Having said that, there are some aspects of big city life I could definitely do without, to wit:
- People who talk too loud on the train. This morning's example comes from a girl I presume to be in college. She is talking, nay, screaming with someone about some concert tonight. "I DON'T KNOW THAT BAND. NO! I KNOW, I KNOW THE SONG, I JUST DON'T KNOW THE BAND. I DON'T KNOW IF I WANT TO GO SEE A BAND I DON'T KNOW. YEAH I KNOW....DER DER DER DER (serenades entire train with a half-humming, half-singing, entirely off-key rendering of some completely irrecognizable song) RIGHT, THAT SONG, I KNOW, I'M SAYING I DON'T KNOW THE BAND. WHAT? YEAH I'M ON THE TRAIN. I'M AT FULLERTON. (She's actually fully 5 stops north of Fullerton) I'M ON MY WAY TO SCHOOL. WELL, I DON'T KNOW MAYBE I'LL GO. WELL, I CAN'T TALK THAT LONG BECAUSE I DON'T HAVE THAT MANY MINUTES. YEAH, IT'S PREPAY. I DON'T KNOW I MIGHT. OK. OK. BYE-IE!" Thank God that's over. But no..."HI! OH NOOOO, ARE YOU SLEEEEEPING? I'M SO SORRY, I'M JUST CALLING TO SAY HI. BUT GO BACK TO SLEEP AND I'LL SAY HI LATER. HEHEHEHEHE (High pitched shriek that I think is meant as laughter) AWWW, THAT'S SOOOO CUUUUTE! NO. YEAH. I WAS JUST CALLING TO SAY HI, AND TO FIND OUT WHAT YOUR CLASS SCHEDULE IS? (states this in a voice that sounds like a question, even though it's not) WELL OK, GO BACK TO SLEEP THEN. ALRIGHTY. BYE-BYE!" Shut. The. Fuck. Up. You are on a train, a public train, where people who have just gotten up for work and are not happy about it are trying to commute in peace. If you "don't have that many minutes" why are you making a second call? I'm going to throw your phone into the fucking lake. Also, please don't EVER sing again.
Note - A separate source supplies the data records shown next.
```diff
+      if constexpr ((XM_CHAIN & 4) != 0) { v[u] = xt_buf_load<T>(p_rsrc, ok ? s * (uint32_t)sizeof(T) : 0xFFFFFFFFu); sl[u] = (uint32_t)xt_buf_load<uint16_t>(s_rsrc, ok ? s * 2u : 0xFFFFFFFFu); }
+      else { v[u] = ok ? partial[s] : T(); sl[u] = ok ? (uint32_t)slot[s] : 0u; }
+    }
+#pragma unroll
+    for (int u = 0; u < XM_PAIRS; u++) if (base + tid + u * XM_CT < total) vals[sl[u]] = v[u];
   }
   __syncthreads();
+  if constexpr ((XM_CHAIN & 2) == 0) load_offsets();
   const int lane = tid & 63;
-  const uint32_t nr = r1 - r0, nround = (nr + XM_CT - 1) / XM_CT * XM_CT;
-  for (uint32_t i = tid; i < nround; i += XM_CT) {
-    const bool live = i < nr;
-    const uint32_t r = r0 + i;
-    const uint32_t o0 = live ? (uint32_t)rowoff[r] : 0u, o1 = live ? (i + 1 < nr ? (uint32_t)rowoff[r + 1] : total) : 0u;
-    const bool wide = o1 - o0 > 64u;
-    T acc = T();
-    if (o1 > o0 && !wide) { acc = vals[o0]; for (uint32_t q = o0 + 1; q < o1; q++) acc = sr.add(acc, vals[q]); }
+  T acc[XM_RPT]; bool has[XM_RPT];
+#pragma unroll
+  for (int j = 0; j < XM_RPT; j++) {
+    const uint32_t i = row_of(j); const bool live = i < nr;
+    o1[j] = live ? (i + 1 < nr ? o1[j] : total) : 0u; o0[j] = live ? o0[j] : 0u;
+    const uint32_t q0 = o0[j], q1 = o1[j];
+    const bool wide = q1 - q0 > 64u;
+    T a = T();
+    if (q1 > q0 && !wide) { a = vals[q0]; for (uint32_t q = q0 + 1; q < q1; q++) a = sr.add(a, vals[q]); }
     unsigned long long todo = __ballot(wide);
     while (todo) {
       const int L = __builtin_ctzll(todo); todo &= todo - 1;
-      const uint32_t q0 = (uint32_t)__shfl((int)o0, L, 64), q1 = (uint32_t)__shfl((int)o1, L, 64);
-      T part = sr.identity; bool has = false;
-      for (uint32_t q = q0 + lane; q < q1; q += 64) { part = has ? sr.add(part, vals[q]) : vals[q]; has = true; }
-      const T red = wave_reduce_op<T, false>(sr.add_op(), has ? part : sr.identity);
-      if (lane == L) acc = red;
-    }
-    if constexpr (EPI == 0) { if (live) { y[r] = acc; ypres[r] = o1 > o0 ? 1 : 0; } }
-    else if constexpr (EPI == 1) { if (live && o1 > o0) y[r] = sr.add(y[r], acc); }
-    else if constexpr (EPI == 2) { if (live) { y[r] = o1 > o0 ? sr.add(fill, acc) : fill; ypres[r] = 1; } }
+      const uint32_t w0 = (uint32_t)__shfl((int)q0, L, 64), w1 = (uint32_t)__shfl((int)q1, L, 64);
+      T part = sr.identity; bool any = false;
+      for (uint32_t q = w0 + lane; q < w1; q += 64) { part = any ? sr.add(part, vals[q]) : vals[q]; any = true; }
+      const T red = wave_reduce_op<T, false>(sr.add_op(), any ? part : sr.identity);
+      if (lane == L) a = red;
+    }
+    acc[j] = a; has[j] = q1 > q0;
+  }
+  if constexpr ((XM_CHAIN & 8) != 0 && (EPI == 0 || EPI == 2)) {
+    const uint32_t i0 = tid * (uint32_t)XM_RPT;
+    if (i0 + XM_RPT <= nr) {
+      T out[XM_RPT]; uint8_t pb[XM_RPT];
+#pragma unroll
+      for (int j = 0; j < XM_RPT; j++) {
+        if constexpr (EPI == 0) { out[j] = acc[j]; pb[j] = has[j] ? 1 : 0; }
+        else { out[j] = has[j] ? sr.add(fill, acc[j]) : fill; pb[j] = 1; }
+      }
+      __builtin_memcpy((void*)(y + (size_t)r0 + i0), out, sizeof(out));
+      __builtin_memcpy((void*)(ypres + (size_t)r0 + i0), pb, sizeof(pb));
+      return;
+    }
+  }
+#pragma unroll
+  for (int j = 0; j < XM_RPT; j++) {
+    const uint32_t i = row_of(j), r = r0 + i;
+    if (i >= nr) continue;
+    if constexpr (EPI == 0) { y[r] = acc[j]; ypres[r] = has[j] ? 1 : 0; }
+    else if constexpr (EPI == 1) { if (has[j]) y[r] = sr.add(y[r], acc[j]); }
+    else if constexpr (EPI == 2) { y[r] = has[j] ? sr.add(fill, acc[j]) : fill; ypres[r] = 1; }
     else {
       if constexpr (std::is_arithmetic<T>::value) {
-        if (live && o1 > o0 && (sr.add_op() == B_MIN ? acc < fill : acc > fill)) { if (ypres[r]) y[r] = sr.add(y[r], acc); else { y[r] = acc; ypres[r] = 1; } }
+        if (has[j] && (sr.add_op() == B_MIN ? acc[j] < fill : acc[j] > fill)) { if (ypres[r]) y[r] = sr.add(y[r], acc[j]); else { y[r] = acc[j]; ypres[r] = 1; } }
       }
     }
   }
@@ -1022,7 +1078,7 @@
     if (!launched) hipLaunchKernelGGL((k_spmv_tiles<T, SR>), dim3(ncu), dim3(XT_WAVES * 64), 0, stream(), call, (const XtPanel<T>*)P->args.p, sr);
     const uint32_t nblocks = (uint32_t)(((uint64_t)M.nrows + XP_RB - 1) / XP_RB);
     static const bool old_merge = wp_env("GRB_MI355X_XP_OLD_MERGE", 0) != 0;
-    if (P->m_ok && (!old_merge || P->m_wide)) {
+    if (P->m_ok && (P->m_wide || (!old_merge && (uint64_t)P->F * sizeof(T) < (1ull << 32)))) {
       const dim3 mg((P->m_nblocks + XP - 1) / XP * XP), mb(XM_CT); const size_t ml = (size_t)P->m_slots * sizeof(T);
       const uint32_t np = (uint32_t)P->NP;
       static const uint32_t wg_per_cu = wp_env("GRB_MI355X_XMW_WGS", 6);
@@ -1031,7 +1087,7 @@
         if (P->m_wide) hipLaunchKernelGGL((k_xp_merge_wide<T, SR, EPI_>), mgw, mb, ml + P->m_slots, stream(), M.nrows, P->m_nblocks, P->m_bstart.as<uint32_t>(), P->m_blockptr.as<uint32_t>(), \
                                          P->m_slot.as<uint16_t>(), P->m_rowoff.as<uint16_t>(), P->partial.as<T>(), (Y_), (YP_), sr, (FILL_), np, P->m_slots); \
         else hipLaunchKernelGGL((k_xp_merge<T, SR, EPI_>), mg, mb, ml, stream(), M.nrows, P->m_nblocks, P->m_bstart.as<uint32_t>(), P->m_blockptr.as<uint32_t>(), P->m_slot.as<uint16_t>(), \
-                                P->m_rowoff.as<uint16_t>(), P->partial.as<T>(), (Y_), (YP_), sr, (FILL_)); }
+                                P->m_rowoff.as<uint16_t>(), P->partial.as<T>(), (Y_), (YP_), sr, (FILL_), (uint32_t)P->F); }
       if (c.epi == 1 && c.epi_done) {
         XM_LAUNCH(1, (T*)c.epi_w, (uint8_t*)nullptr, T())
         *c.epi_done = true;
```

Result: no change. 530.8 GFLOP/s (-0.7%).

- People trying to hand me stuff. What's the deal with this? I go out for a sandwich at lunch, and 57 people have to try to hand me some kind of pamphlet or flier or menu. I try to get on the el, and some dude is shoving a Red Eye in my face. Hi, do you see the book in my hand? That's what I'm reading today. It is not for hitting people over the head when they try to hand me something. Perhaps it should be. If I wanted to read the Red Eye this morning, I would have grabbed it out of the bin that is literally two feet from where you are standing. I have a book, a backpack, my purse and my el pass all in my hands. I don't have room for your newspaper or your socialist propaganda, or your crummy band's little advertisement or your Chokin' on a Chicken Wing lunch specials. And speaking of menus
- Coming home from work to find 89,000 menus in my mailbox, shoved between the slats on my stairs, rubber-banded to my railing, and taped to my front door. Is everyone else getting this? Or have they somehow figured out that I'm new? I really hope it's the latter, because the bulk of my trash is starting to be made up of menus for Chinese restaurants and pizza parlors. Do I maybe look too skinny? Maybe they're trying to put some meat on my bones. They can't all be new, there's just too many of them. Are they factoring the cost of all this door-to-door advertising into the price of my meal? I bet it's cheaper to eat somewhere where they're not chopping down an entire rain forest just to tell me that General Tso's chicken is $6.95 and comes with a spring roll. STOP IT. That is what the phone book is for. Geesh.
1 comment:
We like to leave the menus in our atrium, along with the numerous Wall Street Journals we don't read, so our house looks more like an abandoned crackhouse to the outside world. Or you could do origami with them. Or maybe, just maybe, someday you'll want General Tso's chicken & you'll need to do price-comparisons on what is the best deal.